> **Instructions for the task**: Every line in the listing below from the one with "else if (vec1)" through the one with "uint2 *)(r1 +" is to be reproduced exactly, both ends included; leave out the rest.

> **Records to use**:

template <int R, typename T, bool MASK>
__device__ __forceinline__ void lap_march_item(const T *__restrict__ img0, const T *__restrict__ img1, int H, int W,
                                               ptrdiff_t stride0, ptrdiff_t stride1, const double *__restrict__ mm,
                                               const lap_coef &cf, int invert1, const nodata_t &nd,
                                               uint8_t *__restrict__ out0, uint8_t *__restrict__ out1,
                                               uint8_t *__restrict__ mask_out, unsigned *__restrict__ valid_partial, int nstrips,
                                               int rows_per_item, int wave_id )
{
    typedef short short2v __attribute__((ext_vector_type(2)));
    constexpr int RH = R == 5 ? 4 : R;
    constexpr int NR = 2 * RH + 1;
    constexpr int HALO = R == 5 ? 8 : 4, VALID = 256 - 2 * HALO;
    static_assert(VALID == LAPM_VALID_OF(R), "strip geometry");
    const int lane = threadIdx.x & 63;
    const int rowblock = wave_id / nstrips, strip = wave_id - rowblock * nstrips;
    stretcher<T> st[2];
    st[0].init(mm, 0, nullptr); st[1].init(mm, 1, nullptr);
    const bool shifted = (W % 4 != 0) && strip == nstrips - 1 && W >= 256;
    const int gx0 = (shifted ? W - (256 - HALO) : strip * VALID - HALO) + 4 * lane;
    const int cnt_from = shifted ? (nstrips - 1) * VALID : 0;
    const uint32_t cnt_mask = gx0 >= cnt_from ? 0xffffffffu : gx0 + 4 <= cnt_from ? 0u : (0xffffffffu << (8 * (cnt_from - gx0)));
    const unsigned ugx = (unsigned)gx0;
    const unsigned ugx_load = RH == 4 ? (unsigned)min(max(gx0 < 0 ? -gx0 - 3 : gx0 >= W ? 2 * W - 5 - gx0 : gx0, 0), W - 4) : (unsigned)min(max(gx0, 0), W - 4);
    const unsigned edge_sel = RH == 4 ? ((gx0 < 0 || gx0 >= W) ? 0x00010203u : 0x03020100u)
                                      : (gx0 < 0 ? 0x01020300u : gx0 >= W ? 0x03000102u : 0x03020100u);
    const bool col_inside = gx0 >= 0 && gx0 + 3 < W;
    const bool vec0 = col_inside && (stride0 % 4 == 0) && ((uintptr_t)img0 % (4 * sizeof(T)) == 0);
    const bool vec1 = col_inside && (stride1 % 4 == 0) && ((uintptr_t)img1 % (4 * sizeof(T)) == 0);
    int rc[4];
#pragma unroll
    for (int k = 0; k < 4; k++) rc[k] = km_reflect101(gx0 + k, W);
    const bool out_lane = lane >= HALO / 4 && lane <= 63 - HALO / 4 && gx0 < W;
    const int y0 = rowblock * rows_per_item, y1 = min(H, y0 + rows_per_item);

    constexpr int NH = RH == 4 ? 3 : 2;
    int kdp[2][NH], ksp[2][NH], bias[2], vk[2][NR];
#pragma unroll
    for (int i = 0; i < 2; i++) {
        int sum = 0;
#pragma unroll
        for (int h = 0; h < NH; h++) {
            unsigned a = 0, b = 0;
#pragma unroll
            for (int k = 0; k < 4; k++) {
                const int t = 4 * h + k;
                const int d = t < NR ? cf.kd[i][t] : 0, sm = t < NR ? cf.ks[i][t] : 0;
                a |= ((unsigned)d & 0xffu) << (8 * k);
                b |= ((unsigned)sm & 0xffu) << (8 * k);
                sum += sm;
            }
            kdp[i][h] = (int)a; ksp[i][h] = (int)b;
        }
        bias[i] = 128 * sum;
#pragma unroll
        for (int t = 0; t < NR; t++) vk[i][t] = (cf.ks[i][t] & 0xffff) | (cf.kd[i][t] << 16);
    }

    typedef unsigned short ushort2v __attribute__((ext_vector_type(2)));
    auto nodata16 = [](int has, double v) -> uint32_t {
        if (!has || v != floor(v)) return 0u;
        if constexpr (std::is_signed<T>::value) { if (v < -32768.0 || v > 32767.0) return 0u; }
        else { if (v < 0.0 || v > 65535.0) return 0u; }
        const uint32_t x = (uint32_t)(uint16_t)(int)v;
        return x | (x << 16);
    };
    const uint32_t nd16_mon = nodata16(nd.has_mon, nd.mon), nd16_ref = nodata16(nd.has_ref, nd.ref);
    (void)nd16_mon; (void)nd16_ref;
    int vbias[2];
    asm volatile("v_mov_b32 %0, %1" : "=v"(vbias[0]) : "s"(bias[0]));
    asm volatile("v_mov_b32 %0, %1" : "=v"(vbias[1]) : "s"(bias[1]));
    unsigned cnt = 0;
    uint8_t *outs[2] = {out0, out1};
    auto march = [&](auto fast_tag) {
    constexpr bool FAST = decltype(fast_tag)::value;
    auto load_raw = [&](int m, T (&v)[2][4]) {
        const int r = km_reflect101(m, H);
        const T *r0 = img0 + (size_t)r * stride0, *r1 = img1 + (size_t)r * stride1;
        const unsigned lx = opaque_lane_offset(ugx_load * (unsigned)sizeof(T));
        if (FAST) {
            __builtin_memcpy(v[0], (const char *)r0 + lx, 4 * sizeof(T));
        } else if (vec0) {
            if constexpr (sizeof(T) == 1) { uint32_t q = *(const uint32_t *)(r0 + gx0); __builtin_memcpy(v[0], &q, 4); }
            else if constexpr (sizeof(T) == 2) { uint2 q = *(const uint2 *)(r0 + gx0); __builtin_memcpy(v[0], &q, 8); }
            else { uint4 q = *(const uint4 *)(r0 + gx0); __builtin_memcpy(v[0], &q, 16); }
        } else {
#pragma unroll
            for (int k = 0; k < 4; k++) v[0][k] = r0[rc[k]];
        }
        if (FAST) {
            __builtin_memcpy(v[1], (const char *)r1 + lx, 4 * sizeof(T));
        } else if (vec1) {
            if constexpr (sizeof(T) == 1) { uint32_t q = *(const uint32_t *)(r1 + gx0); __builtin_memcpy(v[1], &q, 4); }
            else if constexpr (sizeof(T) == 2) { uint2 q = *(const uint2 *)(r1 + gx0); __builtin_memcpy(v[1], &q, 8); }
            else { uint4 q = *(const uint4 *)(r1 + gx0); __builtin_memcpy(v[1], &q, 16); }
        } else {
#pragma unroll
            for (int k = 0; k < 4; k++) v[1][k] = r1[rc[k]];
        }
    };

    int hp[2][2][4];
#pragma unroll
    for (int i = 0; i < 2; i++)
#pragma unroll
        for (int r = 0; r < 2; r++)
#pragma unroll
            for (int j = 0; j < 4; j++) hp[i][r][j] = 0;
    (void)hp;
    int ring[2][NR][4];
#pragma unroll
    for (int i = 0; i < 2; i++)
#pragma unroll
        for (int k = 0; k < NR; k++)
#pragma unroll
            for (int j = 0; j < 4; j++) ring[i][k][j] = 0;
    T nxt[LAPM_PF][2][4];
#pragma unroll
    for (int f = 0; f < LAPM_PF; f++) load_raw(min(y0 - R + f, y1 + R - 1), nxt[f]);
    for (int mbase = y0 - R; mbase < y1 + R; mbase += NR) {
#pragma unroll
        for (int k = 0; k < NR; k++) {
            const int m = mbase + k;
            if (m >= y1 + R) continue;
            T v[2][4];
#pragma unroll
            for (int i = 0; i < 2; i++)
#pragma unroll
                for (int j = 0; j < 4; j++) {
                    v[i][j] = nxt[0][i][j];
#pragma unroll
                    for (int f = 0; f + 1 < LAPM_PF; f++) nxt[f][i][j] = nxt[f + 1][i][j];
                }
            if (m + LAPM_PF < y1 + R) load_raw(m + LAPM_PF, nxt[LAPM_PF - 1]);
            if constexpr (MASK && FAST && sizeof(T) == 2) {
                if (m >= y0 && m < y1 && out_lane) {
                    uint2 qm, qr;
                    __builtin_memcpy(&qm, v[1], 8); __builtin_memcpy(&qr, v[0], 8);
                    auto nz2 = [&](uint32_t a, uint32_t b) {
                        ushort2v mn2 = __builtin_elementwise_min(
                            __builtin_elementwise_min(__builtin_bit_cast(ushort2v, a), __builtin_bit_cast(ushort2v, b)),
                            __builtin_elementwise_min(__builtin_bit_cast(ushort2v, a ^ nd16_mon), __builtin_bit_cast(ushort2v, b ^ nd16_ref)));
                        mn2 = __builtin_elementwise_min(mn2, (ushort2v)(1));
                        return __builtin_bit_cast(uint32_t, mn2);
                    };
                    const uint32_t mp = __builtin_amdgcn_perm(nz2(qm.y, qr.y), nz2(qm.x, qr.x), 0x06040200u);
                    cnt += (unsigned)__popc(mp & cnt_mask);
                    __builtin_memcpy((mask_out + (size_t)m * W) + opaque_lane_offset(ugx), &mp, 4);
                }
            } else if constexpr (MASK) {
                if (m >= y0 && m < y1 && out_lane) {
                    uint32_t mp = 0;
#pragma unroll
                    for (int j = 0; j < 4; j++) {
                        const bool ok = (gx0 + j < W) && px_valid<T>(v[1][j], v[0][j], nd);
                        mp |= (ok ? 1u : 0u) << (8 * j);
                        cnt += ok && gx0 + j >= cnt_from;
                    }
                    const size_t o = (size_t)m * W + gx0;
                    if (FAST) __builtin_memcpy(mask_out + o, &mp, 4);
                    else if (gx0 + 3 < W && (o & 3) == 0) *(uint32_t *)(mask_out + o) = mp;
                    else {
                        for (int j = 0; j < 4 && gx0 + j < W; j++) mask_out[o + j] = (uint8_t)((mp >> (8 * j)) & 1u);
                    }
                }
            }
#pragma unroll
            for (int i = 0; i < 2; i++) {
                uint32_t cw = 0;
#pragma unroll
                for (int j = 0; j < 4; j++) cw |= st[i](v[i][j], nullptr) << (8 * j);
                cw ^= (i == 1 && invert1) ? 0x7f7f7f7fu : 0x80808080u;
                if constexpr (FAST) cw = __builtin_amdgcn_perm(cw, cw, edge_sel);
                const uint32_t lw = (uint32_t)__builtin_amdgcn_update_dpp(0, (int)cw, 0x138, 0xf, 0xf, false);
                const uint32_t rw = (uint32_t)__builtin_amdgcn_update_dpp(0, (int)cw, 0x130, 0xf, 0xf, false);
#pragma unroll
                for (int o = 0; o < 4; o++) {
                    constexpr int dummy = 0; (void)dummy;
                    if constexpr (RH == 4) {
                        const int g0 = (int)__builtin_amdgcn_alignbyte(cw, lw, o), g1 = (int)__builtin_amdgcn_alignbyte(rw, cw, o),
                                  g2 = (int)__builtin_amdgcn_alignbyte(0u, rw, o);
                        const int vd = __builtin_amdgcn_sdot4(g0, kdp[i][0], __builtin_amdgcn_sdot4(g1, kdp[i][1], dot4_seed0(g2, kdp[i][2]), false), false);
                        const int vs = __builtin_amdgcn_sdot4(g0, ksp[i][0], __builtin_amdgcn_sdot4(g1, ksp[i][1], dot4_seed0(g2, ksp[i][2]), false), false);
                        ring[i][k][o] = (int)__builtin_amdgcn_perm((uint32_t)vs, (uint32_t)vd, 0x05040100u);
                        continue;
                    }
                    const int sft = 4 + o - R;
                    int g0, g1;
                    if (sft < 4) {
                        g0 = (int)__builtin_amdgcn_alignbyte(cw, lw, sft & 3);
                        g1 = (int)__builtin_amdgcn_alignbyte(rw, cw, sft & 3);
                    } else if (sft == 4) {
                        g0 = (int)cw; g1 = (int)rw;
                    } else {
                        g0 = (int)__builtin_amdgcn_alignbyte(rw, cw, (sft - 4) & 3);
                        g1 = (int)__builtin_amdgcn_alignbyte(0u, rw, (sft - 4) & 3);
                    }
                    const int vd = __builtin_amdgcn_sdot4(g0, kdp[i][0], dot4_seed0(g1, kdp[i][1]), false);
                    const int vs = __builtin_amdgcn_sdot4(g0, ksp[i][0], dot4_seed(g1, ksp[i][1], vbias[i]), false);
                    ring[i][k][o] = (int)__builtin_amdgcn_perm((uint32_t)vs, (uint32_t)vd, 0x05040100u);
                }
            }
            if constexpr (R == 5) {
                const int yy = m - RH, yo = yy - 1;
                if (yy >= y0 - 1) {
#pragma unroll
                    for (int i = 0; i < 2; i++) {
                        int a[4], h[4];
#pragma unroll
                        for (int o = 0; o < 4; o++) {
                            int acc = dot2_seed0(ring[i][(k + 1) % NR][o], vk[i][0]);
#pragma unroll
                            for (int j = 1; j < NR; j++)
                                acc = __builtin_amdgcn_sdot2(__builtin_bit_cast(short2v, ring[i][(k + 1 + j) % NR][o]),
                                                             __builtin_bit_cast(short2v, vk[i][j]), acc, false);
                            a[o] = acc;
                        }
                        uint32_t packed = 0;
                        if (cf.b3[i]) {
                            const int al = __builtin_amdgcn_update_dpp(0, a[3], 0x138, 0xf, 0xf, false);
                            const int ar = __builtin_amdgcn_update_dpp(0, a[0], 0x130, 0xf, 0xf, false);
#pragma unroll
                            for (int o = 0; o < 4; o++) h[o] = (o == 0 ? al : a[o - 1]) + 2 * a[o] + (o == 3 ? ar : a[o + 1]);
#pragma unroll
                            for (int o = 0; o < 4; o++) packed |= (uint32_t)min(max(hp[i][1][o] + 2 * hp[i][0][o] + h[o], 0), 255) << (8 * o);
                        } else {
#pragma unroll
                            for (int o = 0; o < 4; o++) { h[o] = a[o]; packed |= (uint32_t)min(max(hp[i][0][o], 0), 255) << (8 * o); }
                        }
#pragma unroll
                        for (int o = 0; o < 4; o++) { hp[i][1][o] = hp[i][0][o]; hp[i][0][o] = h[o]; }
                        if (yo >= y0 && out_lane) {
                            const size_t off = (size_t)yo * W + gx0;
                            if (FAST) __builtin_memcpy((outs[i] + (size_t)yo * W) + opaque_lane_offset(ugx), &packed, 4);
                            else if (gx0 + 3 < W && (off & 3) == 0) *(uint32_t *)(outs[i] + off) = packed;
                            else {
                                for (int j = 0; j < 4 && gx0 + j < W; j++) outs[i][off + j] = (uint8_t)(packed >> (8 * j));
                            }
                        }
                    }
                }
            } else {
            const int y = m - R;
            if (y >= y0 && out_lane) {
#pragma unroll
                for (int i = 0; i < 2; i++) {
                    uint32_t packed = 0;
#pragma unroll
                    for (int o = 0; o < 4; o++) {
                        int acc = dot2_seed0(ring[i][(k + 1) % NR][o], vk[i][0]);
#pragma unroll
                        for (int j = 1; j < NR; j++)
                            acc = __builtin_amdgcn_sdot2(__builtin_bit_cast(short2v, ring[i][(k + 1 + j) % NR][o]),
                                                         __builtin_bit_cast(short2v, vk[i][j]), acc, false);
                        packed |= (uint32_t)min(max(acc, 0), 255) << (8 * o);
                    }
                    const size_t off = (size_t)y * W + gx0;
                    if (FAST) __builtin_memcpy((outs[i] + (size_t)y * W) + opaque_lane_offset(ugx), &packed, 4);
                    else if (gx0 + 3 < W && (off & 3) == 0) *(uint32_t *)(outs[i] + off) = packed;
                    else {
                        for (int j = 0; j < 4 && gx0 + j < W; j++) outs[i][off + j] = (uint8_t)(packed >> (8 * j));
                    }
                }
            }
            }
        }
    }
    };
    const bool fast = (W % 4 == 0) || shifted || (strip * VALID - HALO + 4 * 64 <= W);
    if (fast) march(std::true_type{});
    else march(std::false_type{});
    if constexpr (MASK) {
        const unsigned c64 = (unsigned)wave_sum_u64((unsigned long long)cnt);
        if (lane == 0) valid_partial[wave_id] = c64;
    }
}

> **Written response**:
        } else if (vec1) {
            if constexpr (sizeof(T) == 1) { uint32_t q = *(const uint32_t *)(r1 + gx0); __builtin_memcpy(v[1], &q, 4); }
            else if constexpr (sizeof(T) == 2) { uint2 q = *(const uint2 *)(r1 + gx0); __builtin_memcpy(v[1], &q, 8); }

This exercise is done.